Opinion ID: 753713
Heading Depth: 3
Heading Rank: 1

Heading: Adornetti Appellants' Claim

Text: 59 The Adornetti appellants claim that the VSF implementing legislation, 1987 N.Y.Laws ch. 844, limiting VSF-benefit eligibility to for service retirees, impaired their contractual rights to VSF benefits created in a 1968 collective bargaining agreement (CBA) between the Patrolman's Benevolent Association and New York City. That CBA states: The purpose of [the VSF] shall be to provide a supplemental benefit on a variable annuity basis, for Articles I and II, as determined by the trustees. Castellano v. Board, 937 F.2d at 754. Although that CBA by its terms did not apply to transit police officers (but rather to members of another police pension fund), appellants claim entitlement to the contractual rights to the VSF benefits that the CBA allegedly conferred, pursuant to § 13-157(j)(2) of the Code, which provides: 60 [E]ach transit police member shall have and shall be entitled and subject to the same rights, benefits, privileges, and obligations as a member of the police force of the city who is a member of the police pension fund maintained pursuant to subchapter two of chapter two of this title, with respect to the matters provided for in [sixteen listed sections of the Code]. 61 We express no opinion as to whether or not § 13-157(j)(2) confers upon transit police officers the benefits bestowed by the PBA's CBA, because we easily hold that, even if it did, the PBA's CBA creates no contractual entitlement to VSF benefits. Art. I, § 10 of the Constitution provides: No State shall ... pass any ... Law impairing the Obligation of Contracts. Where there is no contractual relationship, however, there can be no impairment. See General Motors Corp. v. Romein, 503 U.S. 181, 186, 112 S.Ct. 1105, 1109-10, 117 L.Ed.2d 328 (1992).
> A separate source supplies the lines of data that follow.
@@ -366,8 +364,8 @@
         CK(copyf(w.down_g, P_(m, "down.norm.weight"), 768, s));
         CK(copyf(w.down_b, P_(m, "down.norm.bias"), 768, s));
         CK(lin(w.down, P_(m, "down.linear.weight"), 384, 768, 768, 1, s, 0));
-        CK(lin(w.up1, P_(m, "up.linear1.weight"), 768, 384, 384, 1, s));
-        CK(lin(w.up2, P_(m, "up.linear2.weight"), 192, 192, 192, 1, s));
+        CK(prep_rowtile_weights<T>(P_(m, "up.linear1.weight"), const_cast<T*>(w.up1f), 768, 384, s));
+        CK(prep_rowtile_weights<T>(P_(m, "up.linear2.weight"), const_cast<T*>(w.up2f), 192, 192, s));
         CK(copyf(w.up_g, P_(m, "up.norm.weight"), 192, s));
         CK(copyf(w.up_b, P_(m, "up.norm.bias"), 192, s));
         CK(lin(w.rec_u, P_(m, "recover.conv.weight"), 160, 384, 1, 160, s, 1, 0));
@@ -565,7 +563,6 @@
         if (n == "vt") return set(wk.vt, q_elems * sizeof(f16));
         if (n == "ao") return set(wk.ao, ao_elems * NPL * sizeof(T));
         if (n == "hid") return set(wk.hid, hid_elems * NPL * sizeof(T));
-        if (n == "u") return set(wk.u, (size_t)g.ntok[0] * 192 * NPL * sizeof(T));
         if (n == "x1") return set(wk.X1s, (size_t)g.ntok[0] * 192 * 2 * sizeof(T));
         if (n == "x2") return set(wk.X2s, (size_t)g.ntok[1] * 384 * 2 * sizeof(T));
         if (n == "x4") return set(wk.X4s, (size_t)g.ntok[0] * 192 * 2 * sizeof(T));
diff --git a/skyrim_amd/csrc/epilogues.h b/skyrim_amd/csrc/epilogues.h
--- a/skyrim_amd/csrc/epilogues.h
+++ b/skyrim_amd/csrc/epilogues.h
@@ -162,17 +162,6 @@
 struct RowMapIndexed {
     const int* idx;
     __device__ __forceinline__ long long dest(int m, int) const { return idx ? idx[m] : m; }
-};
-struct RowMapPixelShuffle {
-    int H1, W1, H2, W2;
-    __device__ __forceinline__ long long dest(int m, int ntile) const {
-        const int hw = H2 * W2;
-        const int z = m / hw, rem = m - z * hw;
-        const int h = rem / W2, w = rem - h * W2;
-        const int hf = 2 * h + (ntile >> 1), wf = 2 * w + (ntile & 1);
-        if (hf >= H1 || wf >= W1) return -1;
-        return ((long long)z * H1 + hf) * W1 + wf;
-    }
 };
 struct f32x8 { float4 a, b; };
 template <class T>
@@ -195,16 +184,6 @@
         store8_planes<T, 2>(xs + blk_off(row, c, ld), plane, v);
     }
 };
-template <class T, int NPL>
-struct SinkStore {
-    T* out;
-    long long plane;
-    static constexpr bool kLoads = false;
-    __device__ __forceinline__ f32x8 load(long long, int, int) const { return f32x8{}; }
-    __device__ __forceinline__ void put(long long row, int ld, int c, const float (&y)[8], const f32x8&) const {
-        store8_planes<T, NPL>(out + blk_off(row, c, ld), plane, y);
-    }
-};
 
 template <class RowMap, class Sink, int GROUP = 1>
 struct EpLayerNorm {
diff --git a/skyrim_amd/csrc/launchers.h b/skyrim_amd/csrc/launchers.h
--- a/skyrim_amd/csrc/launchers.h
+++ b/skyrim_amd/csrc/launchers.h
@@ -37,7 +37,7 @@
     BlockW<T> blk[16];
     const float *down_g, *down_b;
     LinW<T> down;
-    LinW<T> up1, up2;
+    const T *up1f, *up2f;
     const float *up_g, *up_b;
     LinW<T> rec_u, rec_s;
     const float *rec_u_b, *rec_s_b;
@@ -52,8 +52,8 @@
     long long xs_plane[2];
     f16 *q, *k, *vt;
     long long qkv_plane;
-    T *ao, *hid, *u;
-    long long ao_plane, hid_plane, u_plane;
+    T *ao, *hid;
+    long long ao_plane, hid_plane;
     const T* zrow;
     int qkv_a1;
     float2* stats;
diff --git a/skyrim_amd/csrc/ops_updown.hip b/skyrim_amd/csrc/ops_updown.hip
--- a/skyrim_amd/csrc/ops_updown.hip
+++ b/skyrim_amd/csrc/ops_updown.hip
@@ -1,3 +1,6 @@
+#include <type_traits>
+#include "blockrow.h"
+#include "launchers.h"
 #include "tiles.h"
 
 namespace skp {
@@ -15,29 +18,164 @@
     return launch_gemm<P, typename Tiles<P>::D384>(a, s);
 }
 
+template <class T>
+struct UpArgs {
+    const T* x; long long x_plane;
+    int M;
+    T* out; long long out_plane;
+    const T *w1f, *w2f;
+    const float *gamma, *beta;
+    int H1, W1, H2, W2;
+    float eps;
+};
+
+struct UpShape {
+    static constexpr int CIN = 384, C = 192, KS1 = CIN / 32, KS2 = C / 32, CF = C / 16, NB = C / 32, NWAVES = 8, THREADS = 64 * NWAVES, BM = NWAVES * 16;
+    static constexpr int BLK1 = KS1 * 2 * 2, BLK2 = KS2 * 2 * 2;
+    static constexpr int STAGE = BLK1 * 1024;
+    static constexpr int SMEM = 2 * STAGE + 2 * C * 4;
+    static_assert(BLK1 % NWAVES == 0 && BLK2 % NWAVES == 0 && NB % 2 == 0, "whole DMA pieces per wave; every group starts in stage 0");
+};
+
+template <class T>
+__global__ void __launch_bounds__(UpShape::THREADS) __attribute__((amdgpu_waves_per_eu(2, 2)))
+upsample_kernel(const UpArgs<T> a) {
+    typedef UpShape S;
+    constexpr int C = S::C, KS1 = S::KS1, KS2 = S::KS2, CF = S::CF, NB = S::NB, NWAVES = S::NWAVES, RD = 3;
+    typedef typename OpT<T>::v8 v8;
+    extern __shared__ __attribute__((aligned(16))) char smem[];
+    float* tab = reinterpret_cast<float*>(smem + 2 * S::STAGE);
+    const int tid = threadIdx.x, lane = tid & 63, l15 = lane & 15, g = lane >> 4;
+    const int wave = __builtin_amdgcn_readfirstlane(tid >> 6);
+    const unsigned lds_base = (unsigned)(size_t)smem;
+    char* st0 = smem;
+    char* st1 = smem + S::STAGE;
+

This court has previously rejected a Contract Clause claim brought by police retirees based upon the same CBA, holding that the CBA plainly did not create any contractual obligation, but only established a general fund the beneficiaries of which were to be determined later by the legislature. See Castellano v. Board, 937 F.2d at 757. For the reasons stated in Castellano v. Board, we reject the Adornetti appellants' Contract Clause claim.